• **Problem requirements**
Below are some records. Print exactly the lines between the one holding "MDVIT_CHECK_ARG(M > 0 && (C" and the one holding "dgamma, dbeta and", inclusive, and nothing else.

• **The records**
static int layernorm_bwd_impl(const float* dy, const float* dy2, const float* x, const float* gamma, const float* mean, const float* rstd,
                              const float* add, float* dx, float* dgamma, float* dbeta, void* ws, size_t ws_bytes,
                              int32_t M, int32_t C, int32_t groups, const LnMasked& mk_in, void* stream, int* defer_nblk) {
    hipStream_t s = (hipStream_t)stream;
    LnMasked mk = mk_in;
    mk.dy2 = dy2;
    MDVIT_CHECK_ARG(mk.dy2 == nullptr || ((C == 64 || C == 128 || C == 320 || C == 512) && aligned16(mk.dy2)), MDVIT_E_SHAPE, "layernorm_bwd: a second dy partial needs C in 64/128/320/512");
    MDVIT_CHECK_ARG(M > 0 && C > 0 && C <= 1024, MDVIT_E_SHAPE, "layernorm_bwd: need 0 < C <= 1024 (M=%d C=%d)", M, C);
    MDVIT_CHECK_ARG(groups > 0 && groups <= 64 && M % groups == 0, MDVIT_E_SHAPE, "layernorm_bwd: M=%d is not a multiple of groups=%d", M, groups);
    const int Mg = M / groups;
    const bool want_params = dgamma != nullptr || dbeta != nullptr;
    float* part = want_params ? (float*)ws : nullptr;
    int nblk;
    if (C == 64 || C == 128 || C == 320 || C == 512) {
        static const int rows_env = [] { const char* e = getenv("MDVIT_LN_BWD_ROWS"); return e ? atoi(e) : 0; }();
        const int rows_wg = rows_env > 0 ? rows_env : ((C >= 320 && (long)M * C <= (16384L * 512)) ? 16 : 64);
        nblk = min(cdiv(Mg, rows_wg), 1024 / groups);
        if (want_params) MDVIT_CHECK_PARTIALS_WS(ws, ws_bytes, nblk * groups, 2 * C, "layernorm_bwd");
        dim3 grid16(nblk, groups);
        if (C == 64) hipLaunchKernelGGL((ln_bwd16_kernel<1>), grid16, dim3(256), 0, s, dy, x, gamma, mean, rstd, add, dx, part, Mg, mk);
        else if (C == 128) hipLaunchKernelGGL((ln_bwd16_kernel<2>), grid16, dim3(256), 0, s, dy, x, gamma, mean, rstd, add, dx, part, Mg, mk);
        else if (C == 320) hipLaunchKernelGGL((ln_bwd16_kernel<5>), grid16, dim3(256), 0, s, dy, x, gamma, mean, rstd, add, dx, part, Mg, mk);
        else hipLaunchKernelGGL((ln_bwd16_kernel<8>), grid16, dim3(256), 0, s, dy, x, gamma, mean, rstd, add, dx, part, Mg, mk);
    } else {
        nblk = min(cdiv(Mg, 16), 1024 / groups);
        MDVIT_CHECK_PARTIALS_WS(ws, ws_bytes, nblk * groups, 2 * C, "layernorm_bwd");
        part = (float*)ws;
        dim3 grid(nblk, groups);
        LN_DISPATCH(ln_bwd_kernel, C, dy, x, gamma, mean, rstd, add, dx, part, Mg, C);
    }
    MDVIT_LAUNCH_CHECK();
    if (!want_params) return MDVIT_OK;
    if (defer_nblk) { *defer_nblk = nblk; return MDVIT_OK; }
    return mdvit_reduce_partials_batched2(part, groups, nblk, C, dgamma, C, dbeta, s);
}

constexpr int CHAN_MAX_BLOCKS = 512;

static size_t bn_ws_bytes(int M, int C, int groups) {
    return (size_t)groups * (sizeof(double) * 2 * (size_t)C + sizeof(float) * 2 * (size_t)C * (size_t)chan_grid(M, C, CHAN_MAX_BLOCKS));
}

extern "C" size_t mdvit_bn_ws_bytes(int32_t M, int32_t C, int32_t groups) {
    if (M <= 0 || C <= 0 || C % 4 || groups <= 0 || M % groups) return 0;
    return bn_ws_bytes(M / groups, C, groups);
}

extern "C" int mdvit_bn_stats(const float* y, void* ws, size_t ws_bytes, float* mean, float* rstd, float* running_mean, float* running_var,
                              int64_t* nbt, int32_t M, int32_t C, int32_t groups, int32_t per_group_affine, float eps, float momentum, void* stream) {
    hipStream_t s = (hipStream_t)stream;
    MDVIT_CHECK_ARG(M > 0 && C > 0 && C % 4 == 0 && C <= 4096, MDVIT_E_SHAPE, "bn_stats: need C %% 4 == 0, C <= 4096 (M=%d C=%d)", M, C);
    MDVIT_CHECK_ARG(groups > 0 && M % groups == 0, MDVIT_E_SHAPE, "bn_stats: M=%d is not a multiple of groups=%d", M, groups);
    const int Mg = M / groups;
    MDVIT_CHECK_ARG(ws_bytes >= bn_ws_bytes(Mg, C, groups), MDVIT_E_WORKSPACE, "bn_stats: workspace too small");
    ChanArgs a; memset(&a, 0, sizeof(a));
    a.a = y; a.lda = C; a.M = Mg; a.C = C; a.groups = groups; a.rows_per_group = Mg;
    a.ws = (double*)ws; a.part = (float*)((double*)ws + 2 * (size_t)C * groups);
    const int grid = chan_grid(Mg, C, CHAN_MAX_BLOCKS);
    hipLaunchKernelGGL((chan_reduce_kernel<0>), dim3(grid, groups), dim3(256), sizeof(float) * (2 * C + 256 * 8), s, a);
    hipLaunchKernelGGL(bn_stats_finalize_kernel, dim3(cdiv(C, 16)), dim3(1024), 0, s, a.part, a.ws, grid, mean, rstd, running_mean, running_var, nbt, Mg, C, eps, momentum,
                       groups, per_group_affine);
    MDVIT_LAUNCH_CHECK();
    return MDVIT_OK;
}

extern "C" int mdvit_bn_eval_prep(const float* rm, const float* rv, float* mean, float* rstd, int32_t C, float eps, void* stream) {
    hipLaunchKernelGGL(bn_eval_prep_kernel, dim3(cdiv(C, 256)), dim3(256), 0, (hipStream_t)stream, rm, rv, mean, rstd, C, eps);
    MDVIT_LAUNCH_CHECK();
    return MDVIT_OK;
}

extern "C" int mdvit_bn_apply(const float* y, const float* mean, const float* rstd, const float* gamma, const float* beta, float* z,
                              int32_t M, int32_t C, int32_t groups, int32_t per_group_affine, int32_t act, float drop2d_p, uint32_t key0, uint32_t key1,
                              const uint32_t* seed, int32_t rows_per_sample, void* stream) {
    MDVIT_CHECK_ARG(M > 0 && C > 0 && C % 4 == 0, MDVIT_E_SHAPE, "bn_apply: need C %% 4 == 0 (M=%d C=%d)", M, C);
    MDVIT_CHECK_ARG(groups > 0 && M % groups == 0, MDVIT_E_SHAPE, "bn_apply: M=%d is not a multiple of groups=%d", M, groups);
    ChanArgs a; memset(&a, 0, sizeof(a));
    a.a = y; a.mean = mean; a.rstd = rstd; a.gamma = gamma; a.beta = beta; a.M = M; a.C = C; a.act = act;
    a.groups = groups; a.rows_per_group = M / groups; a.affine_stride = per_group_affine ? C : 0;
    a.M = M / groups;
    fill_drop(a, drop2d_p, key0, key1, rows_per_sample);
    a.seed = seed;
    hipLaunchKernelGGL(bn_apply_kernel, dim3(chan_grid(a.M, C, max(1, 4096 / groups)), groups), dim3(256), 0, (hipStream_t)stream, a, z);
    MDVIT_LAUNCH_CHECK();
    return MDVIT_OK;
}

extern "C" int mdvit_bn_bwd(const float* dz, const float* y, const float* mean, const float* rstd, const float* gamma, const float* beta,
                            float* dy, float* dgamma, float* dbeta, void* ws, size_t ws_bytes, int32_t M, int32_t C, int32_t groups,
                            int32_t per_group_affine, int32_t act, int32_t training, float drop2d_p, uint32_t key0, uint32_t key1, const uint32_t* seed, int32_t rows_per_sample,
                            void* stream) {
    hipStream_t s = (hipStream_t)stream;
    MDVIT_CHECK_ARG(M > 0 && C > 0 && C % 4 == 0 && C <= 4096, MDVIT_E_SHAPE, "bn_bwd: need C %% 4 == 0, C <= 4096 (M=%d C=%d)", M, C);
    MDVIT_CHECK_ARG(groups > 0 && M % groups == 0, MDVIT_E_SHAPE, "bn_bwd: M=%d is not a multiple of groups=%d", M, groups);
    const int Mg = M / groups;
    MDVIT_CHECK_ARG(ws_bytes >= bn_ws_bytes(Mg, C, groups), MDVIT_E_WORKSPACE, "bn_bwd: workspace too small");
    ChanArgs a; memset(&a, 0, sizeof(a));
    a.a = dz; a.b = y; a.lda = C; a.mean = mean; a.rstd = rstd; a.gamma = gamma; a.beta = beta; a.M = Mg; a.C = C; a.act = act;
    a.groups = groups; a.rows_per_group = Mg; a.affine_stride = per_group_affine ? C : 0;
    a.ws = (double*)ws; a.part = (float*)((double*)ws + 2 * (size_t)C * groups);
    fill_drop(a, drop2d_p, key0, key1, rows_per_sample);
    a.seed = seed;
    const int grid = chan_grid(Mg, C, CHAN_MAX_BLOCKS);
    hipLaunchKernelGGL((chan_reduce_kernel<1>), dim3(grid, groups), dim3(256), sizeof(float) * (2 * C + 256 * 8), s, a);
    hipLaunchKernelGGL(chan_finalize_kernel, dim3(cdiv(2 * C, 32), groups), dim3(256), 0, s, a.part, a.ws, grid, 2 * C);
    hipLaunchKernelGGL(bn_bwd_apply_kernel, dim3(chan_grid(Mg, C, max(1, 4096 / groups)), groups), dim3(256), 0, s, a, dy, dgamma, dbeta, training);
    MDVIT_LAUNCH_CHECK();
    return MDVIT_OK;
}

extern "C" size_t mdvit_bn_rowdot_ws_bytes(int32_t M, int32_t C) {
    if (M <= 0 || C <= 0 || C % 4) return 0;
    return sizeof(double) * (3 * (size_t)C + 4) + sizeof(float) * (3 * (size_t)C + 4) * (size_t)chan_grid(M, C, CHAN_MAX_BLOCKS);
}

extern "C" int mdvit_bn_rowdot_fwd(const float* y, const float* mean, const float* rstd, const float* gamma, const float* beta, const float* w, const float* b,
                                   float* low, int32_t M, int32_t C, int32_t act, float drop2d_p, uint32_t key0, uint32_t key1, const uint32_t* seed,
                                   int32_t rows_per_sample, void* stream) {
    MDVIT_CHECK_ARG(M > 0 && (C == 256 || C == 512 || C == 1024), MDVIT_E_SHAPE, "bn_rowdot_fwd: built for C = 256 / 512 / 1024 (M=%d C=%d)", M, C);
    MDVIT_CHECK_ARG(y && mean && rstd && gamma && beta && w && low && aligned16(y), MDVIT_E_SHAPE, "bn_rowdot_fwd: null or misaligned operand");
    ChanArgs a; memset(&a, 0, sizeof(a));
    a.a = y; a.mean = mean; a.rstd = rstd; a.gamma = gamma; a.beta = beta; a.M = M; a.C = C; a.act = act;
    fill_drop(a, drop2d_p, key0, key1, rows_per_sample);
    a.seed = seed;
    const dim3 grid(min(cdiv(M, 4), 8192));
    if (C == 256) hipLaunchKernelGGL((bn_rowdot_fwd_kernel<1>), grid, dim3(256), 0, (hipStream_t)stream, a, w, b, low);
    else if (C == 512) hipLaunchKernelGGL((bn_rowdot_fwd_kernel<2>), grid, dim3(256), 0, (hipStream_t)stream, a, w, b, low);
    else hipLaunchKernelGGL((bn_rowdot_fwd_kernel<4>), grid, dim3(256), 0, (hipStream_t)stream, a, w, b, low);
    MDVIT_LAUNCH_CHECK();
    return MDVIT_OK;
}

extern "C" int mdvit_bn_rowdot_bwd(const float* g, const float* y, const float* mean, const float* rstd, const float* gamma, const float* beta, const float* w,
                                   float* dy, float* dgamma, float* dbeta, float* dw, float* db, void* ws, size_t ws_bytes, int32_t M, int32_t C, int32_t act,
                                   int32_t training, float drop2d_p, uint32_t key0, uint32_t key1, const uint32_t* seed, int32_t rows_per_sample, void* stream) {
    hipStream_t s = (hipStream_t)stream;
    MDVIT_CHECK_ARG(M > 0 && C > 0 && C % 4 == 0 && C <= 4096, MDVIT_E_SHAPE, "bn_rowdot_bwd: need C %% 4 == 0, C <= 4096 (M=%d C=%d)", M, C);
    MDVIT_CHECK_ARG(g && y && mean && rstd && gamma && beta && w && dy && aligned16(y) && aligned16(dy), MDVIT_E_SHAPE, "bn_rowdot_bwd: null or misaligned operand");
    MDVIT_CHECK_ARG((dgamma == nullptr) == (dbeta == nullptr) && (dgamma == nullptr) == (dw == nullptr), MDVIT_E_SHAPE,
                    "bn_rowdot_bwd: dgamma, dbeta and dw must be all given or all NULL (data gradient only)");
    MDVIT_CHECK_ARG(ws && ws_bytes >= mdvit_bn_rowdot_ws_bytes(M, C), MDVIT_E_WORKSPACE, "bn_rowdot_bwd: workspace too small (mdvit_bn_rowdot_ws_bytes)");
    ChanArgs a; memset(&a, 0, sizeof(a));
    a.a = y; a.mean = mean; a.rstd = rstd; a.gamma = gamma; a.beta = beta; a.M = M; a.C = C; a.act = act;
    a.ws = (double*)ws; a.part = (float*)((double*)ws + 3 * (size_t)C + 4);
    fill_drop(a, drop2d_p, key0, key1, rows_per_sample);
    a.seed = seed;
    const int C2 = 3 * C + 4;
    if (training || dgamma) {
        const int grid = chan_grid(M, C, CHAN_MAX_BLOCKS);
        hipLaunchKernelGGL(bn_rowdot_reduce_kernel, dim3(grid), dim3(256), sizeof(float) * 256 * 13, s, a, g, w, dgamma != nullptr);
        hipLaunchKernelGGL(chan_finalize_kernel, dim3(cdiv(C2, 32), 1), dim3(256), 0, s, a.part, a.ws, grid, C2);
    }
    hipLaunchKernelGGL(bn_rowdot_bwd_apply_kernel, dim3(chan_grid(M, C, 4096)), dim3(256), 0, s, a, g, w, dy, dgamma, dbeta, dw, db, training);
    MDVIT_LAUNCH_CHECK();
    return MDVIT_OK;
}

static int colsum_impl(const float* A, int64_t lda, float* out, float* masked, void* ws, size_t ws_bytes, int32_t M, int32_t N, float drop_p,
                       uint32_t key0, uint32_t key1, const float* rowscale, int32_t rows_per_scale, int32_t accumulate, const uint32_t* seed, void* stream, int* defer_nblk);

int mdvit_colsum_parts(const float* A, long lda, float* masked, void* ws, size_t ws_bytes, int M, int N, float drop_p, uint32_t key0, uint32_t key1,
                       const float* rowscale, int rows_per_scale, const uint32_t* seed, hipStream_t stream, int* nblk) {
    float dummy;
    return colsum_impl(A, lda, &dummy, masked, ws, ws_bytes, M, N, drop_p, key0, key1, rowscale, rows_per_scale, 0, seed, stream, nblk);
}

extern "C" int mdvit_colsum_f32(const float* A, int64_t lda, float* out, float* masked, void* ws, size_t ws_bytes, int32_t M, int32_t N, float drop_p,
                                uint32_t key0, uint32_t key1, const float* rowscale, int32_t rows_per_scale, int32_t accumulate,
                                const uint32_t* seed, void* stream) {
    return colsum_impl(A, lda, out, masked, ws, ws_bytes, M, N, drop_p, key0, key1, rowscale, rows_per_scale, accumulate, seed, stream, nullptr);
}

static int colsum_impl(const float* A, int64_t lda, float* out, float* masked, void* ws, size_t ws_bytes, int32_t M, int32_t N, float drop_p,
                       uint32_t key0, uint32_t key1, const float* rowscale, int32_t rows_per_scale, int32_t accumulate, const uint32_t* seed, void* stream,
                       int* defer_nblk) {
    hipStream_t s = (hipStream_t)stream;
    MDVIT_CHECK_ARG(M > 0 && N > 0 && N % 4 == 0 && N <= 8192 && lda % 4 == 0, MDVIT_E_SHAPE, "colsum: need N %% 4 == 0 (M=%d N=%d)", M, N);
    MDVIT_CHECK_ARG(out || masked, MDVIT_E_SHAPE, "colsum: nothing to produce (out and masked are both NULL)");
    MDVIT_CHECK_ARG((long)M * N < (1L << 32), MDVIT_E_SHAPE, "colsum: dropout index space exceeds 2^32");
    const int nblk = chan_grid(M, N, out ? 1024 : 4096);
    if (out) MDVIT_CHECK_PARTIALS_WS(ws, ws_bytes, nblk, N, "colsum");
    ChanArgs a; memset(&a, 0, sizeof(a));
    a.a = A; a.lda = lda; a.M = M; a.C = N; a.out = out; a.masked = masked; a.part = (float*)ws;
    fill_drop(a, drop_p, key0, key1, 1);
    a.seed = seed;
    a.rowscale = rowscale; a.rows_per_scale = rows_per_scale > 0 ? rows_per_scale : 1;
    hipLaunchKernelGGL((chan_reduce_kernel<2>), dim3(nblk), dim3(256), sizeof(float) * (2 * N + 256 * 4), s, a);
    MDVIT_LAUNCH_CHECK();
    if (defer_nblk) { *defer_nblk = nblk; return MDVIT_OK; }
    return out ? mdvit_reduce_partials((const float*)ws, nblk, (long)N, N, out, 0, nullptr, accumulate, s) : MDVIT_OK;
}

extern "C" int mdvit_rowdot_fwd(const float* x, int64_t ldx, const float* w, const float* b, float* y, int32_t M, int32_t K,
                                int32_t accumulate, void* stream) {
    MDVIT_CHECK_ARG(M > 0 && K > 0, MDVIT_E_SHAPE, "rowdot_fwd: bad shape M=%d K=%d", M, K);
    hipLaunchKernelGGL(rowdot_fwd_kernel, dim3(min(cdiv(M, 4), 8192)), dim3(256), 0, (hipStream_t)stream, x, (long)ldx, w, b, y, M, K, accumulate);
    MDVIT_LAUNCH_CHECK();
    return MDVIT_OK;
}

• **Written answer**
    MDVIT_CHECK_ARG(M > 0 && (C == 256 || C == 512 || C == 1024), MDVIT_E_SHAPE, "bn_rowdot_fwd: built for C = 256 / 512 / 1024 (M=%d C=%d)", M, C);
    MDVIT_CHECK_ARG(y && mean && rstd && gamma && beta && w && low && aligned16(y), MDVIT_E_SHAPE, "bn_rowdot_fwd: null or misaligned operand");
    ChanArgs a; memset(&a, 0, sizeof(a));
    a.a = y; a.mean = mean; a.rstd = rstd; a.gamma = gamma; a.beta = beta; a.M = M; a.C = C; a.act = act;
    fill_drop(a, drop2d_p, key0, key1, rows_per_sample);
    a.seed = seed;
    const dim3 grid(min(cdiv(M, 4), 8192));
    if (C == 256) hipLaunchKernelGGL((bn_rowdot_fwd_kernel<1>), grid, dim3(256), 0, (hipStream_t)stream, a, w, b, low);
    else if (C == 512) hipLaunchKernelGGL((bn_rowdot_fwd_kernel<2>), grid, dim3(256), 0, (hipStream_t)stream, a, w, b, low);
    else hipLaunchKernelGGL((bn_rowdot_fwd_kernel<4>), grid, dim3(256), 0, (hipStream_t)stream, a, w, b, low);
    MDVIT_LAUNCH_CHECK();
    return MDVIT_OK;
}

extern "C" int mdvit_bn_rowdot_bwd(const float* g, const float* y, const float* mean, const float* rstd, const float* gamma, const float* beta, const float* w,
                                   float* dy, float* dgamma, float* dbeta, float* dw, float* db, void* ws, size_t ws_bytes, int32_t M, int32_t C, int32_t act,
                                   int32_t training, float drop2d_p, uint32_t key0, uint32_t key1, const uint32_t* seed, int32_t rows_per_sample, void* stream) {
    hipStream_t s = (hipStream_t)stream;
    MDVIT_CHECK_ARG(M > 0 && C > 0 && C % 4 == 0 && C <= 4096, MDVIT_E_SHAPE, "bn_rowdot_bwd: need C %% 4 == 0, C <= 4096 (M=%d C=%d)", M, C);
    MDVIT_CHECK_ARG(g && y && mean && rstd && gamma && beta && w && dy && aligned16(y) && aligned16(dy), MDVIT_E_SHAPE, "bn_rowdot_bwd: null or misaligned operand");
    MDVIT_CHECK_ARG((dgamma == nullptr) == (dbeta == nullptr) && (dgamma == nullptr) == (dw == nullptr), MDVIT_E_SHAPE,
                    "bn_rowdot_bwd: dgamma, dbeta and dw must be all given or all NULL (data gradient only)");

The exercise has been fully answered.